- INPUT MATERIAL
..............................
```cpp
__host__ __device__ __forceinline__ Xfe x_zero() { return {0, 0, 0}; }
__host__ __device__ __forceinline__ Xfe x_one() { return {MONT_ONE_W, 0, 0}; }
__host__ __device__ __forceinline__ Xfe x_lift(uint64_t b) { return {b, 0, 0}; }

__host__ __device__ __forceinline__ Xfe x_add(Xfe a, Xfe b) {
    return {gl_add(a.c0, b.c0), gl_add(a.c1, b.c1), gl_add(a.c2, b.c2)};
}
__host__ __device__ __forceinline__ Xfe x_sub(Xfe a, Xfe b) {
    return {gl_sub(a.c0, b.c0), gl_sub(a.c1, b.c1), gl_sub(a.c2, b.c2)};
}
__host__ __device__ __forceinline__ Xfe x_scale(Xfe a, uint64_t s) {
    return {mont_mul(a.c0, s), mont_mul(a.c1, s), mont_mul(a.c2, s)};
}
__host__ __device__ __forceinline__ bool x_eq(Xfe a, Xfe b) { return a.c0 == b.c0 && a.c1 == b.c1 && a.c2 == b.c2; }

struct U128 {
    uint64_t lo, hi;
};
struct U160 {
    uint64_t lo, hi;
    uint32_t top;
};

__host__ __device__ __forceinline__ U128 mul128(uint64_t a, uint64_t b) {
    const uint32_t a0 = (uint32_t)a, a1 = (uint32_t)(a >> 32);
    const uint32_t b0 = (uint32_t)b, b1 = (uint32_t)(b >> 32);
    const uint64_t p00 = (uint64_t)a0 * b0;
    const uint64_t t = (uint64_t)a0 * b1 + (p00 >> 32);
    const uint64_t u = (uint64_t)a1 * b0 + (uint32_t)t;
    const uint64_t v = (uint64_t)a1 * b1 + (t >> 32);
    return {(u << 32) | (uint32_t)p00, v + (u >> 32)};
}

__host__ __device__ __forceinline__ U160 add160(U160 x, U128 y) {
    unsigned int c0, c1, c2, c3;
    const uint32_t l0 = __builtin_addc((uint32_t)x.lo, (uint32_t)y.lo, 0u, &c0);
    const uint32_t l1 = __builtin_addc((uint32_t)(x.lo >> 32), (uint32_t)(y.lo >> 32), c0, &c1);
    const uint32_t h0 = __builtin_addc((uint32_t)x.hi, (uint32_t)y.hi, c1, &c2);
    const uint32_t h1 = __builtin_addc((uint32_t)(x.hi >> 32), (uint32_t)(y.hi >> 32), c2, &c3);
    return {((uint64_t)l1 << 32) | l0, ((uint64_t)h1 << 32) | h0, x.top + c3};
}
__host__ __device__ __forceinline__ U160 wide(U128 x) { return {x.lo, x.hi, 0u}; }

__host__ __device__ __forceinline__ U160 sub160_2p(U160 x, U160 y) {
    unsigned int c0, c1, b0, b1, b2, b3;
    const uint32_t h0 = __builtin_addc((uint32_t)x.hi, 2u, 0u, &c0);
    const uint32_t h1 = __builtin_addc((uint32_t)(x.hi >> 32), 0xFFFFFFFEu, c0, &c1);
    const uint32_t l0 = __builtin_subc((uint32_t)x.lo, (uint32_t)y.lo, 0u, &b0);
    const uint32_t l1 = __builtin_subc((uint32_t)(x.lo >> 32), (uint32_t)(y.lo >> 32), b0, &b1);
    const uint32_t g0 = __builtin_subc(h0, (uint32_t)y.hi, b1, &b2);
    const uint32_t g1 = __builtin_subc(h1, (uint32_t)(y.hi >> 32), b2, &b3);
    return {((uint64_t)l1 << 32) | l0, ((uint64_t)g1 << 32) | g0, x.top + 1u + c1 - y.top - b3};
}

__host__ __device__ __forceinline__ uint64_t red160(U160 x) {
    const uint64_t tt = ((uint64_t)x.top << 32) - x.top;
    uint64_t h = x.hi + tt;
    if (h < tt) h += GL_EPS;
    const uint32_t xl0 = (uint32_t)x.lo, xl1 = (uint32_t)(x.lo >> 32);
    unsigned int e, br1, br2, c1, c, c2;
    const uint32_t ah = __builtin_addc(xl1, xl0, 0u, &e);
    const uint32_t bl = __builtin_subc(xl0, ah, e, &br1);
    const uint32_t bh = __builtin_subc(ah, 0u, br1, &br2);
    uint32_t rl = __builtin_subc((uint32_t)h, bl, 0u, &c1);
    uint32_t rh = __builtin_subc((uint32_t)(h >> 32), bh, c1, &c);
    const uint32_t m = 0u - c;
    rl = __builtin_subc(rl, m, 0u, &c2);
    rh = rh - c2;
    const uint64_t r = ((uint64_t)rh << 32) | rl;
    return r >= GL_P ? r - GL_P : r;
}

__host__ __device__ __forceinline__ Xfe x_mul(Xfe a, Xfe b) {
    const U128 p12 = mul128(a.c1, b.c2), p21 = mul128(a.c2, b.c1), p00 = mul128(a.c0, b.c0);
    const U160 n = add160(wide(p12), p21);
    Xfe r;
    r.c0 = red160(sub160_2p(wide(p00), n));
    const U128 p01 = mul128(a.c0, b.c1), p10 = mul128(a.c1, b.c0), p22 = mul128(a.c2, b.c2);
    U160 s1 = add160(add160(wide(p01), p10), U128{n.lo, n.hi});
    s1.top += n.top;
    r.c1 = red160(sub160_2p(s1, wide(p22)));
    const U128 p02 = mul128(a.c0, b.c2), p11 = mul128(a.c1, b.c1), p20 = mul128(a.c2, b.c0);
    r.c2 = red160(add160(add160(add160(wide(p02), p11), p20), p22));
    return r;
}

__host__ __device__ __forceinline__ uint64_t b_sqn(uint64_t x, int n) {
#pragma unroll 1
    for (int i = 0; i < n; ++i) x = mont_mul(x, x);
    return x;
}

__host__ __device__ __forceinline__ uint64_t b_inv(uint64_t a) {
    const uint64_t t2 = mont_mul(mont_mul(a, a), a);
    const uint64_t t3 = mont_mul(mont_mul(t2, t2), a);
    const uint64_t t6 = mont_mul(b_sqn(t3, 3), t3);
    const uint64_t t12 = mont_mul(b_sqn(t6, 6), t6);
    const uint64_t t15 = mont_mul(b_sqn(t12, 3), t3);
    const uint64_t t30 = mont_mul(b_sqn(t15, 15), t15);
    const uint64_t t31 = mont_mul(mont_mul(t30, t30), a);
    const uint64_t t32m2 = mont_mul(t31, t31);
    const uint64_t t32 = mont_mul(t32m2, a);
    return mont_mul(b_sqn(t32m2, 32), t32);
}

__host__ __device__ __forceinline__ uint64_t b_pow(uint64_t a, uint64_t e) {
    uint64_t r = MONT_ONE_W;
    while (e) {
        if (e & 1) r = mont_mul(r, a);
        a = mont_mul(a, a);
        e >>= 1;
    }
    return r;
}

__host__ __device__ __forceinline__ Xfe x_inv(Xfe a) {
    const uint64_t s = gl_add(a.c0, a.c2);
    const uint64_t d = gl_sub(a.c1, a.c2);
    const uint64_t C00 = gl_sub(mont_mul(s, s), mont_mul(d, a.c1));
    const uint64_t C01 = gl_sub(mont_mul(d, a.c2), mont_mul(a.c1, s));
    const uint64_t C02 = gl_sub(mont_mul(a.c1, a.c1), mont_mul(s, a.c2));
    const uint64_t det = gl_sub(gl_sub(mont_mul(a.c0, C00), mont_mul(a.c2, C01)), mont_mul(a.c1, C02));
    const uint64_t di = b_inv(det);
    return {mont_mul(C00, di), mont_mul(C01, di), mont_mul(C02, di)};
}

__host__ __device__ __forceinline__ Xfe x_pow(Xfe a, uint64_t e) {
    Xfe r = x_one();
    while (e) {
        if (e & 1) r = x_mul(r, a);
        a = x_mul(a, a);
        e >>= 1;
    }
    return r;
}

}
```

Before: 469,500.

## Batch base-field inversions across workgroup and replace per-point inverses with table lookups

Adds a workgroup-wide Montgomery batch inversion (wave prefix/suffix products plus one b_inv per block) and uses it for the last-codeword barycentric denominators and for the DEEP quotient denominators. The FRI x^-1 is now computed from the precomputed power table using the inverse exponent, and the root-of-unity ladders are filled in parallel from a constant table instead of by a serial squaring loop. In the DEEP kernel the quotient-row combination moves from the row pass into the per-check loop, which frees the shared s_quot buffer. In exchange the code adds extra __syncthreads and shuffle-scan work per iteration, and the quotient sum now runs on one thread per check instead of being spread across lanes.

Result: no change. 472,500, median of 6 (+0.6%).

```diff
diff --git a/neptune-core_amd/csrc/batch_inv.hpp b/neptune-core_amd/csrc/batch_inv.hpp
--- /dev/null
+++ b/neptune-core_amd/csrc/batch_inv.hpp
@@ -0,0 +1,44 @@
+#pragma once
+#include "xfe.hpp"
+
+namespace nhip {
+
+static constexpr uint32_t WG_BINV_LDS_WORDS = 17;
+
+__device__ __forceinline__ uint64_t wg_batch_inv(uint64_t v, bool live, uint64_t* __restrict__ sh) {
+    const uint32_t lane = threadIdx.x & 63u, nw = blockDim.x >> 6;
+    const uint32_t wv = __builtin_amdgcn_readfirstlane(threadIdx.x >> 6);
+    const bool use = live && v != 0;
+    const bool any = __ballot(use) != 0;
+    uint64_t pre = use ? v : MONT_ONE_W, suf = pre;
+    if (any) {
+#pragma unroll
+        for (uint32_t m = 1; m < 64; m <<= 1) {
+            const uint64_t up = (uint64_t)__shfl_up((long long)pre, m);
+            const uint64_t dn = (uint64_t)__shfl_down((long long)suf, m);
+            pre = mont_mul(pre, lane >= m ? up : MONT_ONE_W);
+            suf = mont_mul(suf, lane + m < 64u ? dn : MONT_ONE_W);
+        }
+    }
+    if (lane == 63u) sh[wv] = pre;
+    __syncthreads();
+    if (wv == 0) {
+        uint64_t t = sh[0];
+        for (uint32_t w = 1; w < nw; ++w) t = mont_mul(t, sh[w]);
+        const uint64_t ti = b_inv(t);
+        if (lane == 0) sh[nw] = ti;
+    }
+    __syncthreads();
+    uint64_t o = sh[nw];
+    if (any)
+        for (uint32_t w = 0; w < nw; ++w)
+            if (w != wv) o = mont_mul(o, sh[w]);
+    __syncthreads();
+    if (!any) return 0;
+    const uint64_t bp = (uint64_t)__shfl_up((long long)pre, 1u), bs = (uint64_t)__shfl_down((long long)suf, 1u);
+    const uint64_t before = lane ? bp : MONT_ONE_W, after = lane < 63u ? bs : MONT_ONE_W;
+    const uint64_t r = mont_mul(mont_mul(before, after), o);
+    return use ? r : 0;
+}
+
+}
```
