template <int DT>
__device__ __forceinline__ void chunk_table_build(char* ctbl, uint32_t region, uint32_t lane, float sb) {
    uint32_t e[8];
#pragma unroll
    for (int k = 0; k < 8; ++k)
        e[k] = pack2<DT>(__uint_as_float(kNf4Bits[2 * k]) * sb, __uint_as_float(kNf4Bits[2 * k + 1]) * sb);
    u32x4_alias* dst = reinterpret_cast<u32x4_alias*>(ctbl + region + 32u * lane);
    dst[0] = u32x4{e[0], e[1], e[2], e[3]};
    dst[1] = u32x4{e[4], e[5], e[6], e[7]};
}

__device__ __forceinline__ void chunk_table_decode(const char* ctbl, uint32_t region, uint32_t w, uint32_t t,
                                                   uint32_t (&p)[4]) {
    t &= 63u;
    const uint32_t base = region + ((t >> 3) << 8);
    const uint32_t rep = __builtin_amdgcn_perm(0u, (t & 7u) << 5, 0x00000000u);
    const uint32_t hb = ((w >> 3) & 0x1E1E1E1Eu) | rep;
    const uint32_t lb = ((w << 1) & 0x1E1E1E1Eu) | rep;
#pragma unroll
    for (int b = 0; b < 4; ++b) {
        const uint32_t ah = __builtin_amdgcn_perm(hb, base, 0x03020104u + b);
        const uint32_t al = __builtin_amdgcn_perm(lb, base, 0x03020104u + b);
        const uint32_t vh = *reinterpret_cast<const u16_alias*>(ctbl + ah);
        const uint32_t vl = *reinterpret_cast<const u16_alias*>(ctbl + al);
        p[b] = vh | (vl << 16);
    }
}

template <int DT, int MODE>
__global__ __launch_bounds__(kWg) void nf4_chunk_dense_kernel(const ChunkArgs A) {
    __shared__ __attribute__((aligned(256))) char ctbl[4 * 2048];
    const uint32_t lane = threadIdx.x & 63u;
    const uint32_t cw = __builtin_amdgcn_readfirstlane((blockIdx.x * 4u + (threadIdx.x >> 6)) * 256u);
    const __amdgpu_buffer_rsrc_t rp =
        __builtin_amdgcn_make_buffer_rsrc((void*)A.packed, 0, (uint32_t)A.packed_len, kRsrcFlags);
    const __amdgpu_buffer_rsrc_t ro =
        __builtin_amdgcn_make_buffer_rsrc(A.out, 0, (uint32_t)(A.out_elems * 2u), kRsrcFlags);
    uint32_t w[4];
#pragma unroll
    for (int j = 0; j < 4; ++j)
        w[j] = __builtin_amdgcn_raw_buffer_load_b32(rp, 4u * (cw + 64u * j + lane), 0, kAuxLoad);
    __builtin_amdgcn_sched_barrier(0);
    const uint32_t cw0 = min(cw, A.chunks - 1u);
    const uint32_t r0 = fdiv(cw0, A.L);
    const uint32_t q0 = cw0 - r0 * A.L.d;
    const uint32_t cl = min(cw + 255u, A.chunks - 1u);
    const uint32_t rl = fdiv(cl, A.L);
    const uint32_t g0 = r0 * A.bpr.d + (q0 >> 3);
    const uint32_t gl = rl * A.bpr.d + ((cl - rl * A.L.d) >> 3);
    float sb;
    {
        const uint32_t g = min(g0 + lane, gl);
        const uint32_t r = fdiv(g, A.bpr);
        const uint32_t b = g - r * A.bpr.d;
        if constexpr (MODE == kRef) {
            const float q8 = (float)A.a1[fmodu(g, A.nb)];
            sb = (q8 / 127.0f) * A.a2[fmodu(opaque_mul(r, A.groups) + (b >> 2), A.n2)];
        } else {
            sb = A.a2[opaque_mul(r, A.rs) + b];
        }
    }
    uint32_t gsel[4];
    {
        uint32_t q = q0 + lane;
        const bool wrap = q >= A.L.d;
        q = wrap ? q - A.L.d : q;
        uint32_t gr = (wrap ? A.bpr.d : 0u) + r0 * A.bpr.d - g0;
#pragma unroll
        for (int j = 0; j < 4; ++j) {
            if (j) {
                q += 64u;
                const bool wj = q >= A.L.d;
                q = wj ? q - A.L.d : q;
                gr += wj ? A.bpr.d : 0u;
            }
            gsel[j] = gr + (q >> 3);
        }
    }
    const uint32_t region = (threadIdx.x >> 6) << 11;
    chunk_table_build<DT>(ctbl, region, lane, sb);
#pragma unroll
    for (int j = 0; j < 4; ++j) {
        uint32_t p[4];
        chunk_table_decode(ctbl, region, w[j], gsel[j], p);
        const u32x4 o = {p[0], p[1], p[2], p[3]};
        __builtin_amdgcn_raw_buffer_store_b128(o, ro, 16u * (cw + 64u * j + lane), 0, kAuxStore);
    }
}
..............................
- WHAT YOU HAVE TO DO
Going through the data above, return each line with the word "wide".

- SOLUTION TO THIS TASK
__host__ __device__ __forceinline__ U160 wide(U128 x) { return {x.lo, x.hi, 0u}; }
    const U160 n = add160(wide(p12), p21);
    r.c0 = red160(sub160_2p(wide(p00), n));
    U160 s1 = add160(add160(wide(p01), p10), U128{n.lo, n.hi});
    r.c1 = red160(sub160_2p(s1, wide(p22)));
    r.c2 = red160(add160(add160(add160(wide(p02), p11), p20), p22));
Adds a workgroup-wide Montgomery batch inversion (wave prefix/suffix products plus one b_inv per block) and uses it for the last-codeword barycentric denominators and for the DEEP quotient denominators. The FRI x^-1 is now computed from the precomputed power table using the inverse exponent, and the root-of-unity ladders are filled in parallel from a constant table instead of by a serial squaring loop. In the DEEP kernel the quotient-row combination moves from the row pass into the per-check loop, which frees the shared s_quot buffer. In exchange the code adds extra __syncthreads and shuffle-scan work per iteration, and the quotient sum now runs on one thread per check instead of being spread across lanes.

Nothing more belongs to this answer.